普德大師當年一心念佛,自從出家之後便一直留在寺中並沒有片刻離開過,所以沒有經曆過當年那一場龍爭虎鬥,此時想起不禁頗為遺憾。
宇文鶴出掌如龍,隱隱有龍騰四海之勢,如果不是厲恩海功力深厚隻怕已經被這份氣勢所嚇破膽了。
陰陽凝血功真正的陰毒之處就在於可以逆轉陰陽吸人精氣化為己用,但此時此刻厲恩海長劍橫天,劍芒吞吐,宇文鶴想要近身也委實不可能。兩人便一時僵持了下來,比就比在招式與內力上了。但是兩人都是江湖上成名已久的前輩高人,想必在招式之上誰也不會輸給對方,若論內力兩人也是半斤八兩,這一場交手隻怕很難分出勝負。
雖然說高手過招也不過在幾招之間,但眼前兩人都是半斤八兩,一方如果著急衝動就必然被對方趁機偷襲,所以兩人一時都是穩打穩鬥,不過露出一絲疏忽。
厲恩海長劍飛揚化作一片劍幕驀然向著宇文鶴籠罩而去,劍幕雖然絢麗無比,但所到之處必定斬草除根,隱隱有摧枯拉朽之勢。宇文鶴知其厲害,不可直接正麵其鋒芒,退而求其次,閃身掌化爪向著他手臂抓去。
這一抓雖然看似緩慢,但卻迅疾如風,就在厲恩海劍勢剛剛展開的一瞬間,新力未生舊力已末的時間。
厲恩海卻不慌不忙,手中長劍突然脫手而出,雙手成爪反而向著宇文鶴的手臂抓來,正是以其人之道還治其人之身。他擅長劍術卻在此時此刻突然棄劍不用,雖然看來冒險,但他自有自己一套劍術,自然是哂笑不懼。
兩人雙爪互相想要扣住對方的命脈,可是彼此手上功力都不弱,一時爪影飛舞難別其中,接著隻聽一聲悶響,兩人刹那間退後兩步。
宇文鶴正欲要出手,突覺背後殺機臨背,臉色微微一變身體陡然一個倒懸,卻見剛才那脫手而飛的長劍此時竟如飛輪一般旋轉而回從頭頂而過。見長劍沒有傷到對方,厲恩海飛躍而起接住長劍,一聲長嘯長劍攜帶著驚天劍芒自上而下陡然向著宇文鶴斬了下去。
宇文鶴身形巋然不動,望著劍芒越來越近,突然一聲劇喝,雙掌泛起幽芒,向著劍芒推了出去。

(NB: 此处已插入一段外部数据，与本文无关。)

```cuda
template <int NPOS, int NT>
__device__ __forceinline__ void decode_tail(const EvalArgs& a, int n_eff, int li0, float* scratch, const float* wd, int et,
                                            uint32_t bar = kEpiBar) {
    constexpr int NW = NT / 32;
    const int ew = et >> 5, lane = et & 31;
    if (ew < NPOS) {
        const int b = eval_index(a, li0 + ew, n_eff);
        if (b >= 0) {
            const uint32_t mb = __ldg(a.move_off + b), me = __ldg(a.move_off + b + 1);
            const int m = (int)(me - mb);
            const float w = wd[ew * 2 + 0], d = wd[ew * 2 + 1];
            const int rf = a.row_flags ? (int)__ldg(a.row_flags + b) : 0;
            float* row = scratch + ew * kPolicySize;
            float* lout = a.logits_out ? a.logits_out + mb : nullptr;
            bool nan_found;
            if (a.hashes != nullptr) {
                const uint64_t hash = __ldg(a.hashes + b);
                auto store = [&](const float (&v)[kDecodePerLane]) {
                    cache_store_warp_from(a.cache, hash, m, [&](int k) { return v[k]; }, w, d, lane);
                };
                nan_found = a.order_out ? warp_decode_row<true>(row, a.move_idx + mb, m, a.decode_mode, rf, w, d, a.legal_out + mb, lout, lane, row, store)
                                        : warp_decode_row<false>(row, a.move_idx + mb, m, a.decode_mode, rf, w, d, a.legal_out + mb, lout, lane, nullptr, store);
            } else {
                nan_found = a.order_out ? warp_decode_row<true>(row, a.move_idx + mb, m, a.decode_mode, rf, w, d, a.legal_out + mb, lout, lane, row)
                                        : warp_decode_row<false>(row, a.move_idx + mb, m, a.decode_mode, rf, w, d, a.legal_out + mb, lout, lane);
            }
            if (a.nan_flag && lane == 0) a.nan_flag[b] = nan_found ? 1 : 0;
        }
    }
    if (a.order_out != nullptr) {
        named_bar_sync(bar, NT);
        const int pos = ew % NPOS;
        const int b = eval_index(a, li0 + pos, n_eff);
        uint16_t* ostage = reinterpret_cast<uint16_t*>(scratch + pos * kPolicySize + 608);
        if (b >= 0) {
            const uint32_t mb = __ldg(a.move_off + b), me = __ldg(a.move_off + b + 1);
            rank_row_coop(scratch + pos * kPolicySize, (int)(me - mb), ew / NPOS, NW / NPOS, lane, ostage);
        }
        named_bar_sync(bar, NT);
        if (b >= 0) {
            const uint32_t mb = __ldg(a.move_off + b), me = __ldg(a.move_off + b + 1);
            rank_row_copy_out(ostage, (int)(me - mb), ew / NPOS, NW / NPOS, lane, a.order_out + mb);
        }
    }
}

__device__ __forceinline__ int block_steps(const DeviceNet& net, int L, int kc) { return (L == 0 && kc == 1) ? net.stem_steps - 4 : 4; }

template <int NPOS, int NT>
__device__ __forceinline__ void heads_tail_small(const DeviceNet& net, const EvalArgs& a, int n_eff, int li0,
                                                 float* scratch, const float* vbuf, float* red, int et,
                                                 uint32_t bar = kEpiBar) {
    constexpr int NW = NT / 32;
    const int ew = et >> 5, lane = et & 31;
    const int H = net.hidden;
    if (a.policy != nullptr) {
        for (int idx = et; idx < NPOS * kPolicySize; idx += NT) {
            const int pos = idx / kPolicySize, b = eval_index(a, li0 + pos, n_eff);
            if (b >= 0) a.policy[(size_t)b * kPolicySize + (idx - pos * kPolicySize)] = scratch[idx];
        }
    }
    float o[NPOS][2];
#pragma unroll
    for (int pos = 0; pos < NPOS; ++pos) o[pos][0] = o[pos][1] = 0.f;
    for (int h = et; h < H; h += NT) {
        float acc[NPOS];
        const float b1 = __ldg(net.fc1b + h);
#pragma unroll
        for (int pos = 0; pos < NPOS; ++pos) acc[pos] = b1;
#pragma unroll 9
        for (int t = 0; t < 81; ++t) {
            const float w = __ldg(net.fc1t + (size_t)t * H + h);
#pragma unroll
            for (int pos = 0; pos < NPOS; ++pos) acc[pos] += w * vbuf[pos * 81 + t];
        }
        const float w0 = __ldg(net.fc2 + h), w1 = __ldg(net.fc2 + H + h);
#pragma unroll
        for (int pos = 0; pos < NPOS; ++pos) {
            const float hid = fmaxf(acc[pos], 0.f);
            o[pos][0] += w0 * hid;
            o[pos][1] += w1 * hid;
        }
    }
#pragma unroll
    for (int pos = 0; pos < NPOS; ++pos)
#pragma unroll
        for (int k = 0; k < 2; ++k) {
            const float s = warp_sum(o[pos][k]);
            if (lane == 0) red[(ew * NPOS + pos) * 2 + k] = s;
        }
    named_bar_sync(bar, NT);
    if (et < NPOS * 2) {
        const int pos = et >> 1, k = et & 1;
        float s = __ldg(net.fc2b + k);
#pragma unroll
        for (int qq = 0; qq < NW; ++qq) s += red[(qq * NPOS + pos) * 2 + k];
        const float val = 1.0f / (1.0f + expf(-s));
        red[NW * NPOS * 2 + pos * 2 + k] = val;
        const int b = eval_index(a, li0 + pos, n_eff);
        if (b >= 0) (k == 0 ? a.win : a.draw)[b] = val;
    }
    if (a.move_off != nullptr) {
        named_bar_sync(bar, NT);
        decode_tail<NPOS, NT>(a, n_eff, li0, scratch, red + NW * NPOS * 2, et, bar);
    }
    named_bar_sync(bar, NT);
}

template <int NPOS>
__device__ __forceinline__ void heads_tail(const DeviceNet& net, const EvalArgs& a, int n_eff, int li0, float* scratch,
                                           const float* vbuf, float* red, const float (&wpre)[kFcPrefetch], int et,
                                           unsigned long long* tl) {
    const int ew = et >> 5, lane = et & 31;
    const int H = net.hidden;
    if (a.policy != nullptr) {
        for (int idx = et; idx < NPOS * kPolicySize; idx += kEpiThreads) {
            const int pos = idx / kPolicySize, b = eval_index(a, li0 + pos, n_eff);
            if (b >= 0) a.policy[(size_t)b * kPolicySize + (idx - pos * kPolicySize)] = scratch[idx];
        }
    }
    if (tl) tl[5] = clock64();
    {
        float o[NPOS][2];
#pragma unroll
        for (int pos = 0; pos < NPOS; ++pos) o[pos][0] = o[pos][1] = 0.f;
        if (et < H) {
            const int h = et;
            float acc[NPOS];
            const float b1 = __ldg(net.fc1b + h);
            const float w0 = __ldg(net.fc2 + h), w1 = __ldg(net.fc2 + H + h);
#pragma unroll
            for (int pos = 0; pos < NPOS; ++pos) acc[pos] = b1;
#pragma unroll
            for (int t0 = 0; t0 < 81; t0 += kFcPrefetch) {
                float w[kFcPrefetch];
#pragma unroll
                for (int t = 0; t < kFcPrefetch; ++t)
                    w[t] = t0 == 0 ? wpre[t] : __ldg(net.fc1t + (size_t)(t0 + t) * H + h);
#pragma unroll
                for (int t = 0; t < kFcPrefetch; ++t)
#pragma unroll
                    for (int pos = 0; pos < NPOS; ++pos) acc[pos] += w[t] * vbuf[pos * 81 + t0 + t];
            }
#pragma unroll
            for (int pos = 0; pos < NPOS; ++pos) {
                const float hid = fmaxf(acc[pos], 0.f);
                o[pos][0] = w0 * hid;
                o[pos][1] = w1 * hid;
            }
        }
#pragma unroll
        for (int pos = 0; pos < NPOS; ++pos)
#pragma unroll
            for (int k = 0; k < 2; ++k) {
                const float s = warp_sum(o[pos][k]);
                if (lane == 0) red[(ew * NPOS + pos) * 2 + k] = s;
            }
        named_bar_sync(kEpiBar, kEpiThreads);
        if (et < NPOS * 2) {
            const int pos = et >> 1, k = et & 1;
            float s = __ldg(net.fc2b + k);
#pragma unroll
            for (int qq = 0; qq < kEpiWarps; ++qq) s += red[(qq * NPOS + pos) * 2 + k];
            const float val = 1.0f / (1.0f + expf(-s));
            red[kEpiWarps * NPOS * 2 + pos * 2 + k] = val;
            const int b = eval_index(a, li0 + pos, n_eff);
            if (b >= 0) (k == 0 ? a.win : a.draw)[b] = val;
        }
    }
    if (tl) tl[6] = clock64();
    if (a.move_off != nullptr) {
        named_bar_sync(kEpiBar, kEpiThreads);
        decode_tail<NPOS, kEpiThreads>(a, n_eff, li0, scratch, red + kEpiWarps * NPOS * 2, et);
    }
    named_bar_sync(kEpiBar, kEpiThreads);
    if (tl) tl[7] = clock64();
}

}
```

nshogi-engine_b200/csrc/trunk_tmem.cu:

```cuda
#include <cuda_bf16.h>
#include <cuda_runtime.h>
#include <stdint.h>

#include "trunk_common.cuh"

namespace nsb {

namespace {

template <int NGRP_>
struct TmemGeom {
    static constexpr int C = 128;
    static constexpr int KCH = C / 8;
    static constexpr int NGRP = NGRP_;
    static constexpr int NPOS = 2;
    static constexpr int QPOS = NGRP * NPOS;
    static constexpr int NCOLS = NPOS * 96;
    static constexpr int GUARD = 12;
    static constexpr int SPITCH = (GUARD + NCOLS + 11) | 1;
    static constexpr int BUF_BYTES = ((KCH * SPITCH * 16 + 127) / 128) * 128;
    static constexpr int KC64 = C / 64;
    static constexpr int TMEM_COLS = 256 * NGRP;
    static constexpr int A_COL0 = NGRP * NCOLS;
    static constexpr int A_STAGES = 4 * NGRP;
    static constexpr int A_STAGE_COLS = 16;
    static constexpr int THREADS = 128 * (2 + NGRP);
    static constexpr int GRP_THREADS = 128;
    static constexpr int EPI_WARPS = GRP_THREADS / 32;
    static constexpr int MMA_WARP = 4 + 4 * NGRP;
    static constexpr int MIN_BLOCKS = NGRP == 1 ? 2 : 1;
    static constexpr int PRODUCER_REGS = 72, EPI_REGS = NGRP == 1 ? 128 : 168, MMA_REGS = 40;
    static constexpr int NBARS = 2 * A_STAGES + 2;
    static constexpr int SCRATCH_BYTES = ((NPOS * kPolicySize * 4 + 15) / 16) * 16;
    static constexpr int FEAT_BYTES = NPOS * kMaxInChannels * 16;
    static constexpr int VBUF_BYTES = ((NPOS * 81 * 4 + 15) / 16) * 16;
    static constexpr int RED_BYTES = ((EPI_WARPS * NPOS * 2 * 4 + NPOS * 2 * 4 + 15) / 16) * 16;
    static constexpr int GRP_BYTES = 2 * BUF_BYTES;
    static constexpr int OFF_BUF_A = 0;
    static constexpr int OFF_BUF_B = BUF_BYTES;
    static constexpr int OFF_VBUF = NGRP * GRP_BYTES;
    static constexpr int OFF_RED = OFF_VBUF + NGRP * VBUF_BYTES;
    static constexpr int OFF_BARS = OFF_RED + NGRP * RED_BYTES;
    static constexpr int SMEM_BYTES = OFF_BARS + NBARS * 8 + 16 + 128;
    static_assert(BUF_BYTES == 55040, "each group has the duo kernel's activation layout");
    static_assert(NGRP > 1 || (OFF_VBUF == 110080 && OFF_RED == 110736 && OFF_BARS == 110816 && SMEM_BYTES == 111040),
                  "one group keeps the duo kernel's shared memory map");
    static_assert(SCRATCH_BYTES <= BUF_BYTES && FEAT_BYTES <= BUF_BYTES, "aliases fit into buffer A");
    static_assert(A_COL0 + A_STAGES * A_STAGE_COLS == TMEM_COLS, "accumulators + the ring fill the allocation");
    static_assert(MIN_BLOCKS * (SMEM_BYTES + 1024) <= 233472, "MIN_BLOCKS CTAs per SM");
    static_assert(128 * (PRODUCER_REGS + NGRP * EPI_REGS + MMA_REGS) <= 65536 / MIN_BLOCKS,
                  "re-balanced registers of MIN_BLOCKS CTAs fit the SM");
};
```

那幽芒黑中帶紅,猶如被萬千鮮血浸泡過一般,淒厲駭人。
兩道光芒陡然相交,隻聽‘轟’的一聲巨響,場中光芒飛濺四散,兩個身影同時跌跌撞撞後退。
“蜀山劍訣果然非同凡響,今日一見餘生難忘!”宇文鶴臉色蒼白,唇角竟然還帶著一抹血跡。
厲恩海同樣不好過,雖然剛才氣場似乎他占了便宜,但隻是有他知道他所受的傷比對方還要嚴重,心道此人內力如此之強在場隻怕隻有普德大師一人可以相比,冷笑一聲道:“宇文兄神功蓋世,在下甘拜下風!”

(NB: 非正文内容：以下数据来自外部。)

# kscalelabs/kbot-joystick

Hardware: NVIDIA B200
Metric: env-steps/sec (obs + LSTM actor/critic + torque + terminations + rewards + GAE) (higher is better)
Workload: dtype f32 (tcgen05 2xFP16-split GEMMs, fp32 accumulate)

## Files before the change

### kbot-joystick_b200/csrc/kbs_net_tc.cu

```cuda
#include <math.h>
#include <cuda.h>
#include <stdlib.h>

#include "kbs_common.cuh"

namespace {

constexpr int kPanelRows = 128;
constexpr int kTileCols = 128;
constexpr int kUnitsPerTile = 32;
#ifndef KBS_STAGES
#define KBS_STAGES 6
#endif
constexpr int kStages = KBS_STAGES;
constexpr int kABlockBytes = 2 * 4 * kPanelRows * 16;
constexpr int kBBlockBytes = 2 * 4 * kTileCols * 16;
constexpr int kStageBytes = kABlockBytes + kBBlockBytes;
static_assert(kABlockBytes == kBBlockBytes, "the two producer lanes copy equal-sized blocks");
constexpr int kIssuers = 3;
constexpr int kProducers = 2;
constexpr int kEpiWarps = 8;
constexpr int kThreadsTC = 32 * (kIssuers + kProducers + kEpiWarps);
constexpr int kMaxBias = 1024;
constexpr int kSmemBytes = kStages * kStageBytes + 2 * kMaxBias * 4 + 256  + 1024 ;
// ... 566 lines not shown
      float m = out_s[lane * 41 + j] + P.joint_bias[j];
      m = m + in_arm[jj];
      const float y = in_lpf[jj];
      const float yn = y + P.lpf_alpha * (m - y);
      a.lpf[o] = rst ? 0.0f : yn;
      float act = yn;
      if (a.eps) act = yn + sd * in_eps[jj];
      const float a_eval = a.action_in ? in_ain[jj] : act;
      const float z = (a_eval - yn) / sd;
      s_z = s_z + (-0.5f * z * z - kHalfLog2Pi);
      s_log = s_log + logf(sd);
      if (a.action) a.action[o] = act;
      if (a.std) a.std[o] = sd;
      if (!a.ctrl) continue;
      const float target = a.ep.action_bias ? __fadd_rn(act, in_ab[jj]) : act;
      float tau = __fsub_rn(__fmul_rn(in_kp[jj], __fsub_rn(target, in_q[jj])), __fmul_rn(in_kd[jj], in_qd[jj]));
      if (a.ep.torque_bias) tau = __fadd_rn(tau, in_tb[jj]);
      a.ctrl[o] = fminf(fmaxf(tau, -in_lim[jj]), in_lim[jj]);
    }
  }
  part[(g * 32 + lane) * 2] = s_z;
  part[(g * 32 + lane) * 2 + 1] = s_log;
  __syncthreads();
  if (g == 0 && live) {
    float z = 0.0f, l = 0.0f;
#pragma unroll
    for (int w = 0; w < 4; ++w) { z = z + part[(w * 32 + lane) * 2]; l = l + part[(w * 32 + lane) * 2 + 1]; }
    if (a.log_prob) a.log_prob[e] = z - l;
    if (a.entropy) a.entropy[e] = l + float(KBS_NUM_JOINTS) * (0.5f + kHalfLog2Pi);
  }
}

constexpr int kPMaxDepth = 2;
constexpr int kPBiasFloats = 2 * kPMaxDepth * kMaxBias + 2 * 256;
constexpr int kEpiWarpsP = 16;
constexpr int kIssuersP = 1;
constexpr int kProducersP = 1;
constexpr int kThreadsP = 32 * (kIssuersP + kProducersP + kEpiWarpsP + 2);
constexpr int kPHeadPartFloats = 4 * kPanelRows * 2;
constexpr int kTileColsP = 256;
constexpr int kUnitsPerTileP = kTileColsP / 4;
constexpr int kBBlockBytesP = 2 * 4 * kTileColsP * 16;
constexpr int kStageBytesP = kABlockBytes + kBBlockBytesP;
constexpr int kStagesP = 4;
constexpr int kPSmemBytes = kStagesP * kStageBytesP + (kPBiasFloats + kPHeadPartFloats) * 4 + 256  + 1024 ;

struct PNet {
  const char* x_sb_all;
  size_t x0_stride;
  int kb_x0;
  char* hsb;
  char* xmid;
  float* fb;
  const char* w_sb[kPMaxDepth];
  const float* bias_t[kPMaxDepth];
  const char* w_head;
  const float* bias_head;
  unsigned int* flags;
  float* c_hist;
  float* save_g;
};
struct PArgs {
  PNet net[2];
  int nets, depth, H, panels, tiles;
  int gpanels;
  int64_t n, ld, T;
  size_t sbb;
  const uint8_t* done;
  const float* arm_cmd;
  float* lpf;
  const float* eps;
  const float* q; const float* qd;
  kbs_episode_view ep;
  float* action; float* log_prob; float* ctrl; float* value;
  const float* action_in; float* entropy; float* std;
  float* mean;
  float* sraw;
  int hist;
  int dbg;
  unsigned int* status;
  long long* trace;
};

struct PItem { int kind, net, layer, panel, tile; int t; bool valid; };
__device__ __forceinline__ PItem p_decode(const PArgs& a, int g) {
  const int lt = a.depth * a.tiles, per_panel = lt + 1, per_net = a.gpanels * per_panel, C = a.nets * per_net;
  const int per_group = (int(a.T) + a.depth) * C;
  const int grp = g / per_group;
  g -= grp * per_group;
  const int s = g / C;
// ... 29 lines not shown
      tg[nd++] = (t - 1) * (l + 1 == a.depth ? full_h : full_l);
    }
  } else {
    fp[nd] = N.flags + (a.depth - 1) * a.panels + it.panel; tg[nd++] = (t + 1) * full_l;
    if (t >= 1) { fp[nd] = N.flags + a.depth * a.panels + it.panel; tg[nd++] = t * full_h; }
  }
  if (nd == 0) return 0;
  for (int i = nd; i < 3; ++i) { fp[i] = fp[0]; tg[i] = 0u; }
  const long long c0 = clock64();
  unsigned int polls = 0;
  unsigned long long t0 = 0;
  while (true) {
    const unsigned int v0 = ld_volatile_u32(fp[0]), v1 = ld_volatile_u32(fp[1]), v2 = ld_volatile_u32(fp[2]);
    if (v0 >= tg[0] && v1 >= tg[1] && v2 >= tg[2]) break;
    if ((++polls & 1023u) == 0u) {
      if (ld_volatile_u32(a.status) & 3u) { drain = true; break; }
      unsigned long long now;
      asm volatile("mov.u64 %0, %%globaltimer;" : "=l"(now));
      if (t0 == 0) t0 = now;
      else if (now - t0 > kPWaitTimeoutNs) { atomicOr(a.status, 1u + unsigned(it.kind)); drain = true; break; }
    }
  }
  __threadfence();
  return clock64() - c0;
}
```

淩霧眉頭微微一皺,看了兩人一眼,道:“兩人英雄都功力高絕,這一場我看平手如何?”
“任憑淩兄說了算!”厲恩海拱手道。
宇文鶴聳了聳肩,道:“既然莊主都出麵,我自然也沒什麼意見!”
其實像他們現在的身份,一個盟主的殊榮已然完全不放在眼中,任何一人在江湖中不都是呼風喚雨響著雲集,至於為何如此非要爭奪這個位置,不還是為了自己所代表的勢力。隻有自己所代表的勢力強大,才是真正的威懾,無人敢說一個‘不’字的威懾。

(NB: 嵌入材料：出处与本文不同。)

diff --git a/bobe_amd/csrc/gp_factor.hip b/bobe_amd/csrc/gp_factor.hip
--- a/bobe_amd/csrc/gp_factor.hip
+++ b/bobe_amd/csrc/gp_factor.hip
@@ -51,7 +51,7 @@
 
 const Tuning& tuning() {
   static Tuning t = [] {
-    Tuning v{512, 600, 300, 1, BOBE_MAX_MLL_SLOTS, 2048, 1, 1, false, false, true};
+    Tuning v{512, 600, 300, 1, BOBE_MAX_MLL_SLOTS, 2048, 1, 1, false, false, true, true};
     auto geti = [](const char* name, int& dst) {
       const char* e = std::getenv(name);
       if (e) dst = std::atoi(e);
@@ -69,6 +69,9 @@
     int reuse = 1;
     geti("BOBE_FACTOR_REUSE", reuse);
     v.factor_reuse = reuse != 0;
+    int glds = 1;
+    geti("BOBE_GEMM_GLDS", glds);
+    v.gemm_glds = glds != 0;
     return v;
   }();
   return t;
diff --git a/bobe_amd/csrc/gp_handle.hpp b/bobe_amd/csrc/gp_handle.hpp
--- a/bobe_amd/csrc/gp_handle.hpp
+++ b/bobe_amd/csrc/gp_handle.hpp
@@ -88,7 +88,7 @@
 
 struct Tuning {
   int syrk32_below, trtri64_below, pair_min, lockstep_min_n, mll_slots, graph_max_n, xcd_shares, fill;
-  bool mll_slots_set, trace, factor_reuse;
+  bool mll_slots_set, trace, factor_reuse, gemm_glds;
 };
 const Tuning& tuning();
 
diff --git a/bobe_amd/csrc/gp_sweep.hip b/bobe_amd/csrc/gp_sweep.hip
--- a/bobe_amd/csrc/gp_sweep.hip
+++ b/bobe_amd/csrc/gp_sweep.hip
@@ -10,15 +10,20 @@
   int dev = 0;
   HIPCHK(hipGetDevice(&dev));
   if (dev < 0 || dev >= 64 || done[dev]) return;
-  allow_big_lds(k_trimul, GEMM_SMEM_BYTES);
+  allow_big_lds(k_trimul<true>, GEMM_SMEM_BYTES);
+  allow_big_lds(k_trimul<false>, GEMM_SMEM_BYTES);
   allow_big_lds(k_trimul_t, GEMM_SMEM_BYTES);
   allow_big_lds(k_trimul_v64, GEMM64_SMEM_BYTES);
   allow_big_lds(k_trimul_t64, GEMM64_SMEM_BYTES);
   allow_big_lds(k_blk_step, GEMM_SMEM_BYTES);
-  allow_big_lds(k_cross_vv<128>, GEMM_SMEM_BYTES);
+  allow_big_lds(k_cross_vv<128, true>, GEMM_SMEM_BYTES);
+  allow_big_lds(k_cross_vv<128, false>, GEMM_SMEM_BYTES);
   allow_big_lds(k_cross_vv<64>, GEMM64_SMEM_BYTES);
   done[dev] = true;
 }
+
+static auto trimul_kernel() { return tuning().gemm_glds ? k_trimul<true> : k_trimul<false>; }
+static auto cross_vv128_kernel() { return tuning().gemm_glds ? k_cross_vv<128, true> : k_cross_vv<128, false>; }
 }
 
 void bobe_gp::decide_refinement(double min_diag) {
@@ -28,9 +33,9 @@
 
 void bobe_gp::solve_v(double* B, int64_t ldb, int64_t ncp, double* V, int64_t ldv, double* qp, int64_t ldq) {
   if (!refine_v) {
-    hipLaunchKernelGGL(k_trimul, dim3((unsigned)(ncp / TILE), (unsigned)nb), dim3(256), GEMM_SMEM_BYTES, stream,
+    hipLaunchKernelGGL(trimul_kernel(), dim3((unsigned)(ncp / TILE), (unsigned)nb), dim3(256), GEMM_SMEM_BYTES, stream,
                        (const double*)Linv.d(), Np, nb, (const double*)B, ldb, V, ldv, qp, ldq, (const double*)nullptr,
-                       (int64_t)0, 0, (double*)nullptr, (int64_t)0);
+                       (int64_t)0, 0, (double*)nullptr, (int64_t)0, (const double*)nullptr, (int64_t)0, 0, 1 << 30);
     return;
   }
   if (!V) throw Err(BOBE_ERR_STATE, "solve_v: the blocked substitution needs a buffer for V");
@@ -92,9 +97,10 @@
     hipLaunchKernelGGL(k_predict_finalize, dim3((unsigned)((Mp + 255) / 256)), dim3(256), 0, stream,
                        (const double*)qpart.d(), Mp, nt, Mp, hyp.kvar + hyp.noise, 0, basez.d(), (double*)nullptr);
   } else {
-    hipLaunchKernelGGL(k_trimul, dim3((unsigned)(Mp / TILE), (unsigned)nb), dim3(256), GEMM_SMEM_BYTES, stream,
+    hipLaunchKernelGGL(trimul_kernel(), dim3((unsigned)(Mp / TILE), (unsigned)nb), dim3(256), GEMM_SMEM_BYTES, stream,
                        (const double*)Linv.d(), Np, nb, (const double*)kXZ.d(), Mp, VZ.d(), Mp, qpart.d(), Mp,
-                       (const double*)nullptr, (int64_t)0, 0, (double*)nullptr, (int64_t)0);
+                       (const double*)nullptr, (int64_t)0, 0, (double*)nullptr, (int64_t)0, (const double*)nullptr,
+                       (int64_t)0, 0, 1 << 30);
     hipLaunchKernelGGL(k_predict_finalize, dim3((unsigned)((Mp + 255) / 256)), dim3(256), 0, stream,
                        (const double*)qpart.d(), Mp, nb, Mp, hyp.kvar + hyp.noise, 0, basez.d(), (double*)nullptr);
   }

“阿彌陀佛,老衲雖然是出家之人,但此時此刻也不得不爭一爭這盟主之位!”普德大師起身道,“但是宇文施主已經和厲施主過招在前,老衲就讓宇文施主三招如何?”
“哈哈……”宇文鶴一聲大笑,目光冷冽而陰沉,道:“大師又何須謙讓,這盟主的位置老夫是要定了!”
“哈哈……”又是一聲大笑,卻不是宇文鶴所發,而是來自莊外。
眾人循著身影望去,隻見門口緩緩出現一人,此人錦衣華袍朱玉在懷,臉龐英偉眼眸深邃中帶著睿智,身後還跟著五六個人。